ALTER TABLE admin_ext_employees
   PROJECT COLUMN ALL;

DEFAULT DIRECTORY

Changes the default directory specification

ALTER TABLE admin_ext_employees 
    DEFAULT DIRECTORY admin_dat2_dir;

ACCESS PARAMETERS

Allows access parameters to be changed without dropping and re-creating the external table metadata

ALTER TABLE admin_ext_employees
    ACCESS PARAMETERS
       (FIELDS TERMINATED BY ';');

LOCATION

Allows data sources to be changed without dropping and re-creating the external table metadata

ALTER TABLE admin_ext_employees
   LOCATION ('empxt3.txt',
             'empxt4.txt');

PARALLEL

No difference from regular tables. Allows degree of parallelism to be changed.

No new syntax

ADD COLUMN

No difference from regular tables. Allows a column to be added to an external table. Virtual columns are not permitted.

No new syntax

MODIFY COLUMN

No difference from regular tables. Allows an external table column to be modified. Virtual columns are not permitted.

No new syntax

SET UNUSED

Transparently converted into an ALTER TABLE DROP COLUMN command. Because external tables consist of metadata only in the database, the DROP COLUMN command performs equivalently to the SET UNUSED command.

No new syntax

DROP COLUMN

No difference from regular tables. Allows an external table column to be dropped.

No new syntax

RENAME TO

No difference from regular tables. Allows external table to be renamed.

No new syntax


Dropping External Tables

For an external table, the DROP TABLE statement removes only the table metadata in the database. It has no affect on the actual data, which resides outside of the database.

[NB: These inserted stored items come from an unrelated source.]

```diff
@@ -549,12 +699,13 @@
   }
 }
 
-template <int KT, int G, int NMW, int NSW, int MB = 2>
+template <int KT, int G, int NMW, int NSW, int MB = 2, bool RU = false>
 static int bsplit_launch(ConvArgs& a, hipStream_t s) {
   constexpr int H = bs_slots(KT, G), TT = 64 * NMW, CO = 32 * MB;
   a.XW = TT + (H / G - 1) * a.dil;
   const size_t stg = (size_t)3 * H * CO * 16 + (size_t)48 * G * a.XW;
   const size_t epi = (size_t)CO * (TT + 4) * sizeof(float);
+  constexpr size_t tab = RU ? (size_t)2 * CO * 16 : 0;
   a.n_t_tiles = (a.T_out + TT - 1) / TT;
   const long long n_wg = (long long)a.n_t_tiles * ((a.C_out + CO - 1) / CO) * a.B;
   if (n_wg > 0x7fffffffll) {
@@ -564,13 +715,13 @@
   const int n_chunks = (a.C_in + 8 * G - 1) / (8 * G);
   int cus = device_cus() & ~7;
   a.persist = (NMW == 4 && a.x_p8 == nullptr && n_chunks % 2 == 0 && cus >= 8 && n_wg > cus &&
-               stg + (stg > epi ? stg : epi) <= FAC_LDS_MAX) ? 1 : 0;
-  size_t lds = a.persist ? stg + (stg > epi ? stg : epi) : (2 * stg > epi ? 2 * stg : epi);
+               stg + (stg > epi ? stg : epi) + tab <= FAC_LDS_MAX) ? 1 : 0;
+  size_t lds = (a.persist ? stg + (stg > epi ? stg : epi) : (2 * stg > epi ? 2 * stg : epi)) + tab;
   if (lds > FAC_LDS_MAX) {
     set_error("conv1d(bf16 split): tile needs %zu B of LDS (dil=%d)", lds, a.dil);
     return FAC_ERR_ARG;
   }
-  constexpr auto kern = conv1d_bsplit_kernel<KT, G, NMW, NSW, MB>;
+  constexpr auto kern = conv1d_bsplit_kernel<KT, G, NMW, NSW, MB, RU>;
   allow_dynamic_lds<kern>();
   a.n_tiles = (int)n_wg;
   hipLaunchKernelGGL(kern, dim3((unsigned)(a.persist ? cus : n_wg)), dim3((NMW + NSW) * 64), lds, s, a);
diff --git a/facodec_amd/csrc/conv1d_bsplit_ru.hip b/facodec_amd/csrc/conv1d_bsplit_ru.hip
--- /dev/null
+++ b/facodec_amd/csrc/conv1d_bsplit_ru.hip
@@ -0,0 +1,14 @@
+#include "conv1d_bsplit_kernel.h"
+
+namespace fac {
+
+bool conv_bsplit_ru_ok(const ConvArgs& a) {
+  if (!(a.w1_split && a.alpha_out && a.res && a.act == FAC_ACT_NONE && !a.x_p8 && !a.y2_p8 && a.C_in == a.C_out && a.rp == 1 &&
+        !conv_two_level(a) && a.T_in >= a.T_out && a.y_cs > 0 && a.y_cs * (long long)a.C_out < (1ll << 30)))
+    return false;
+  return a.K == 7 && a.C_out == BS_CO && conv_bsplit_ok(a) && bs_group(a.C_in) == 2;
+}
+
+int conv_dispatch_bsplit_ru(ConvArgs& a, hipStream_t s) { return bsplit_launch<7, 2, 4, BS_NSW_WIDE, 2, true>(a, s); }
+
+}
diff --git a/facodec_amd/csrc/conv1d_mfma.h b/facodec_amd/csrc/conv1d_mfma.h
--- a/facodec_amd/csrc/conv1d_mfma.h
+++ b/facodec_amd/csrc/conv1d_mfma.h
@@ -43,6 +43,7 @@
   int rp;
   const float* gate_cond;
   long long gate_cond_bs;
+  const unsigned char* w1_split;
 };
 
 __host__ __device__ inline int conv_max_tap_offset(const ConvArgs& a) {
@@ -621,6 +622,8 @@
 bool conv_bsplit96_ok(const ConvArgs& a);
 bool conv_bsplit96_p8_ok(const ConvArgs& a);
 int conv_dispatch_bsplit96(ConvArgs& a, hipStream_t s);
+bool conv_bsplit_ru_ok(const ConvArgs& a);
+int conv_dispatch_bsplit_ru(ConvArgs& a, hipStream_t s);
 bool conv_pws_ok(const ConvArgs& a);
 int conv_dispatch_pws(ConvArgs& a, hipStream_t s);
 bool conv_pwt_ok(const ConvArgs& a);
diff --git a/facodec_amd/csrc/inflight_regs.h b/facodec_amd/csrc/inflight_regs.h
--- a/facodec_amd/csrc/inflight_regs.h
+++ b/facodec_amd/csrc/inflight_regs.h
@@ -12,3 +12,7 @@
   M(11, 227) M(12, 228) M(13, 229) M(14, 230) M(15, 231) M(16, 232) M(17, 233) M(18, 234) M(19, 235) M(20, 236) M(21, 237) M(22, 238) M(23, 239) \
   M(24, 240) M(25, 241) M(26, 242) M(27, 243) M(28, 244) M(29, 245) M(30, 246) M(31, 247) M(32, 248) M(33, 249) M(34, 250) M(35, 251) M(36, 252) \
   M(37, 253) M(38, 254) M(39, 255)
+#define FAC_XREGS48_CLOBBERS                                                                                                        \
+  "v208", "v209", "v210", "v211", "v212", "v213", "v214", "v215", "v216", "v217", "v218", "v219", "v220", "v221", "v222", "v223",   \
+  "v224", "v225", "v226", "v227", "v228", "v229", "v230", "v231", "v232", "v233", "v234", "v235", "v236", "v237", "v238", "v239",   \
+  "v240", "v241", "v242", "v243", "v244", "v245", "v246", "v247", "v248", "v249", "v250", "v251", "v252", "v253", "v254", "v255"
diff --git a/facodec_amd/csrc/misc.hip b/facodec_amd/csrc/misc.hip
--- a/facodec_amd/csrc/misc.hip
+++ b/facodec_amd/csrc/misc.hip
@@ -593,7 +593,7 @@
 
 using namespace fac;
 
-extern "C" int fac_version(void) { return 5; }
+extern "C" int fac_version(void) { return 6; }
 extern "C" const char* fac_last_error(void) { return fac::g_err; }
 
 #define EW_LAUNCH(kern, n, ...)                                                         \
diff --git a/facodec_amd/csrc/pack.hip b/facodec_amd/csrc/pack.hip
--- a/facodec_amd/csrc/pack.hip
+++ b/facodec_amd/csrc/pack.hip
@@ -143,6 +143,35 @@
   flip_transpose_w_body(v, scale, out, C_out, C_in, K, n, blockIdx.x, gridDim.x);
 }
 
+__device__ __forceinline__ void pack_pw_split_body(const float* __restrict__ v, const float* __restrict__ scale,
+                                                   unsigned char* __restrict__ out, int C, long long n, int vb, int vg) {
+  const int NB = C / 32;
+  for (long long i = (long long)vb * 256 + threadIdx.x; i < n; i += (long long)vg * 256) {
+    const int ln = (int)(i & 63), rest = (int)(i >> 6);
+    const int mb = rest % NB, s = rest / NB;
+    const int co = 32 * mb + (ln & 31);
+    const int ci0 = 16 * s + 8 * (ln >> 5);
+    bf16x8 h, m, l;
+#pragma unroll
+    for (int j = 0; j < 8; ++j) {
+      float w = v[(long long)co * C + ci0 + j];
+      if (scale) w = __fmul_rn(w, scale[co]);
+      __bf16 a0, a1, a2;
+      split3(w, a0, a1, a2);
+      h[j] = a0; m[j] = a1; l[j] = a2;
+    }
+    unsigned char* dst = out + ((size_t)(s * NB + mb) * 3) * 1024 + ln * 16;
+    *reinterpret_cast<bf16x8*>(dst) = h;
+    *reinterpret_cast<bf16x8*>(dst + 1024) = m;
+    *reinterpret_cast<bf16x8*>(dst + 2048) = l;
+  }
+}
+
+__global__ __launch_bounds__(256) void pack_pw_split_kernel(const float* __restrict__ v, const float* __restrict__ scale,
+                                                            unsigned char* __restrict__ out, int C, long long n) {
+  pack_pw_split_body(v, scale, out, C, n, blockIdx.x, gridDim.x);
+}
+
 __global__ __launch_bounds__(256) void pack_batch_kernel(const PrepJob* __restrict__ jobs, const int* __restrict__ first, int njobs) {
   __shared__ float sm[32 * 33];
   const int j = prep_find_job(first, njobs, blockIdx.x);
@@ -157,6 +186,7 @@
     case PK_CONVTR: pack_convtr_body(a, b, o, J.i[0], J.i[1], J.i[2], J.i[3], vb % J.i[4], vb / J.i[4], sm); break;
     case PK_CONVTR_ROWS: pack_convtr_rows_body(a, b, o, J.i[0], J.i[1], J.i[2], J.i[3], J.n, vb, J.nblocks); break;
     case PK_FLIP_T: flip_transpose_w_body(a, b, o, J.i[0], J.i[1], J.i[2], J.n, vb, J.nblocks); break;
+    case PK_PW_SPLIT: pack_pw_split_body(a, b, static_cast<unsigned char*>(J.out), J.i[0], J.n, vb, J.nblocks); break;
     default: break;
   }
 }
@@ -267,6 +297,23 @@
   return check_launch("flip_transpose_w");
 }
 
+extern "C" int64_t fac_pw_w_split_bytes(int C) { return (C > 0 && C % 32 == 0) ? (int64_t)6 * C * C : -1; }
+
+extern "C" int fac_pack_pw_w_split(const float* v, const float* scale, void* out, int C, fac_stream_t stream) {
+  using namespace fac;
+  FAC_REQUIRE(v && out && C > 0 && C % 32 == 0, "pack_pw_w_split: C must be a positive multiple of 32 (C=%d)", C);
+  const long long n = (long long)(C / 16) * (C / 32) * 64;
+  const int blocks = prep_blocks(n);
+  if (prep_recording()) {
+    PrepJob j{}; j.a = v; j.b = scale; j.out = out; j.kind = PK_PW_SPLIT; j.nblocks = blocks; j.n = n;
+    j.i[0] = C;
+    return prep_record(PU_PACK, j);
+  }
+  hipLaunchKernelGGL(pack_pw_split_kernel, dim3(blocks), dim3(256), 0, (hipStream_t)stream, v, scale,
+                     static_cast<unsigned char*>(out), C, n);
+  return check_launch("pack_pw_w_split");
+}
+
 extern "C" int fac_pack_lstm_whh(const float* w_hh, float* packed, int H, fac_stream_t stream) {
   using namespace fac;
   FAC_REQUIRE(w_hh && packed && H > 0 && H % 8 == 0, "pack_lstm_whh: H must be a multiple of 8");
diff --git a/facodec_amd/csrc/prep_batch.h b/facodec_amd/csrc/prep_batch.h
--- a/facodec_amd/csrc/prep_batch.h
+++ b/facodec_amd/csrc/prep_batch.h
@@ -21,7 +21,8 @@
   PK_CONV_SPLIT,
   PK_GEMM_SPLIT,
   PK_CONV_SPLIT2,
-  PK_CONV_BWD
+  PK_CONV_BWD,
+  PK_PW_SPLIT
 };
 
 bool prep_recording();
diff --git a/facodec_amd/dac_model.py b/facodec_amd/dac_model.py
--- a/facodec_amd/dac_model.py
+++ b/facodec_amd/dac_model.py
@@ -23,7 +23,7 @@
     def alpha_in(self):
         return self.block[0].flat()
 
-    def run(self, x, x_act, alpha_next=None, want_raw=True, edge=None):
+    def run(self, x, x_act, alpha_next=None, want_raw=True, edge=None, keep_two_launches=False):
         b = self.block
         k7, k1 = b[1], b[3]
         streaming = ops.BF16_SPLIT and x.shape[0] * ((x.shape[-1] + 31) // 32) >= 8192
@@ -33,6 +33,14 @@
                                      alpha_out=b[2].flat(), res=x, w_k1=k1.w.packed(), bias_k1=k1.w.bias,
                                      alpha_y2=alpha_next, want_y=want_raw or alpha_next is None, causal=k7.causal)
             return return_pair if alpha_next is not None else (return_pair, None)
+        if (streaming and not keep_two_launches and x_act.shape[-1] == x.shape[-1]
+                and ops.ru_split_fused_ok(k7.w.c_out, k7.dilation, x.shape[0], x.shape[-1])):
+            write_edge(k7, x_act, edge)
+            c = k7.w.c_out
+            pair = ops.conv1d(x_act, None, c, 7, bias=k7.w.bias, dilation=k7.dilation, pad_mode=k7.pad_mode, alpha_out=b[2].flat(),
+                              res=x, w_split=k7.w.packed_split(ops.tile_rows(c, c, 7)), w_k1_split=k1.w.packed_k1_split(),
+                              bias_k1=k1.w.bias, alpha_y2=alpha_next, want_y=want_raw or alpha_next is None, causal=k7.causal)
+            return pair if alpha_next is not None else (pair, None)
         h = b[1].run(x_act, alpha_out=b[2].flat(), edge=edge)
         if h.shape[-1] != x.shape[-1]:
             pad = (x.shape[-1] - h.shape[-1]) // 2
diff --git a/facodec_amd/layers.py b/facodec_amd/layers.py
--- a/facodec_amd/layers.py
+++ b/facodec_amd/layers.py
@@ -30,6 +30,7 @@
         self._split = None
         self._rows = None
         self._rows_split = None
+        self._k1_split = None
         self.freeze_packed = False
 
     def _vg(self):
@@ -59,9 +60,13 @@
     def packed_split(self, rows=64):
         return self._cached("_split", ops.pack_conv_weight_split, rows=rows)
 
+    def packed_k1_split(self):
+        return self._cached("_k1_split", ops.pack_pw_weight_split)
+
     def _apply(self, fn, *a, **kw):
         self._packed = None
         self._split = None
+        self._k1_split = None
         self._rows = None
         self._rows_split = None
         return super()._apply(fn, *a, **kw)
diff --git a/facodec_amd/ops.py b/facodec_amd/ops.py
--- a/facodec_amd/ops.py
+++ b/facodec_amd/ops.py
@@ -197,6 +197,7 @@
 
 BF16_SPLIT = True
 BS_ROWS96 = (96,)
+RU_SPLIT_FUSED = (64,)
 
 
 def set_conv_profile(p):
@@ -302,7 +303,7 @@
     d.ws, d.ws_bytes = ws.data_ptr(), CONV_WS_BYTES
     if _FLOPS is not None or _PROFILE is not None:
         flops = 2.0 * d.B * d.n_phase * max(1, d.row_phases) * d.C_out * d.T_out * d.C_in * d.K
-        if d.w_k1:
+        if d.w_k1 or d.w_k1_split:
             flops += 2.0 * d.B * d.C_out * d.T_out * d.C_out
     if _FLOPS is not None:
         _FLOPS.add(_FLOP_KEY, flops)
@@ -403,6 +404,22 @@
     return out
 
 
+@prepared
+def pack_pw_weight_split(v, g=None, out=None, scale=None):
+    v = _dev(v, "weight")
+    c_out, c_in, k = v.shape
+    lib = _lib.load()
+    nbytes = lib.fac_pw_w_split_bytes(c_out) if (k == 1 and c_in == c_out) else -1
+    if nbytes < 0:
+        raise _lib.FacodecHipError("pack_pw_weight_split: needs (C, C, 1) weights with C %% 32 == 0, got %s" % (tuple(v.shape),))
+    if scale is None and g is not None:
+        scale = wn_scale(v, g)
+    if out is None:
+        out = torch.empty(nbytes, device=v.device, dtype=torch.uint8)
+    _lib.check(lib.fac_pack_pw_w_split(_ptr(v), _ptr(scale), out.data_ptr(), c_out, _stream()), "fac_pack_pw_w_split")
+    return out
+
+
 def conv_out_len(t_in, k, stride, dilation):
     k_eff = (k - 1) * dilation + 1
     padding_total = k_eff - stride
@@ -477,7 +494,8 @@
 
 def conv1d(x, w_packed, c_out, k, bias=None, stride=1, dilation=1, pad_left=None, pad_mode=PAD_REFLECT,
            t_out=None, alpha_in=None, alpha_out=None, res=None, act=ACT_NONE, out=None, causal=True,
-           alpha_y2=None, want_y=True, w_k1=None, bias_k1=None, w_split=None, k1=0, dilation2=0, skip_acc=None, gate_cond=None):
+           alpha_y2=None, want_y=True, w_k1=None, bias_k1=None, w_split=None, k1=0, dilation2=0, skip_acc=None, gate_cond=None,
+           w_k1_split=None):
     x_p8 = x if isinstance(x, P8) else None
     if x_p8 is not None:
         B, c_in, t_in = x_p8.shape
@@ -513,6 +531,7 @@
     d.w_k1 = w_k1.data_ptr() if w_k1 is not None else None
     d.bias_k1 = bias_k1.data_ptr() if bias_k1 is not None else None
     d.w_split = w_split.data_ptr() if w_split is not None else None
+    d.w_k1_split = w_k1_split.data_ptr() if w_k1_split is not None else None
     if out is not None and (out.stride(0), out.stride(1)) != (d.y_bs, d.y_cs) and out.shape[0] * out.shape[1] > 1:
         assert out.stride(2) == 1 and y2 is None and res is None and out.shape == (B, c_y, t_out)
         d.y_bs, d.y_cs = out.stride(0), out.stride(1)
diff --git a/include/facodec_hip.h b/include/facodec_hip.h
--- a/include/facodec_hip.h
+++ b/include/facodec_hip.h
@@ -82,6 +82,7 @@
   const float* gate_cond;
   int64_t gate_cond_bs;
   int32_t keep_tile160;
+  const void* w_k1_split;
 } fac_conv_desc;
 
 int fac_conv1d_fwd(const fac_conv_desc* d, fac_stream_t stream);
@@ -91,6 +92,8 @@
 int fac_pack_conv_w_split_rows(const float* v, const float* scale, void* out, int C_out, int C_in, int K, int rows, fac_stream_t stream);
 int fac_pack_conv_w_split(const float* v, const float* scale, void* out, int C_out, int C_in, int K,
                           fac_stream_t stream);
+int64_t fac_pw_w_split_bytes(int C);
+int fac_pack_pw_w_split(const float* v, const float* scale, void* out, int C, fac_stream_t stream);
 int64_t fac_conv_w_split2_bytes(int C_out, int C_in, int K, int K1);
 int fac_pack_conv_w_split2(const float* v, const float* scale, void* out, int C_out, int C_in, int K, int K1, fac_stream_t stream);
 int64_t fac_gemm_w_split_bytes(int R, int C_in, int K, int in_stride);
```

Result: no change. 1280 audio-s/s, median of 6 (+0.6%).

System and Object Privileges for External Tables

System and object privileges for external tables are a subset of those for regular table. Only the following system privileges are applicable to external tables:

  • CREATE ANY TABLE

  • ALTER ANY TABLE

  • DROP ANY TABLE

  • SELECT ANY TABLE

Only the following object privileges are applicable to external tables:

  • ALTER

  • SELECT

However, object privileges associated with a directory are:

  • READ

  • WRITE

For external tables, READ privileges are required on directory objects that contain data sources, while WRITE privileges are required for directory objects containing bad, log, or discard files.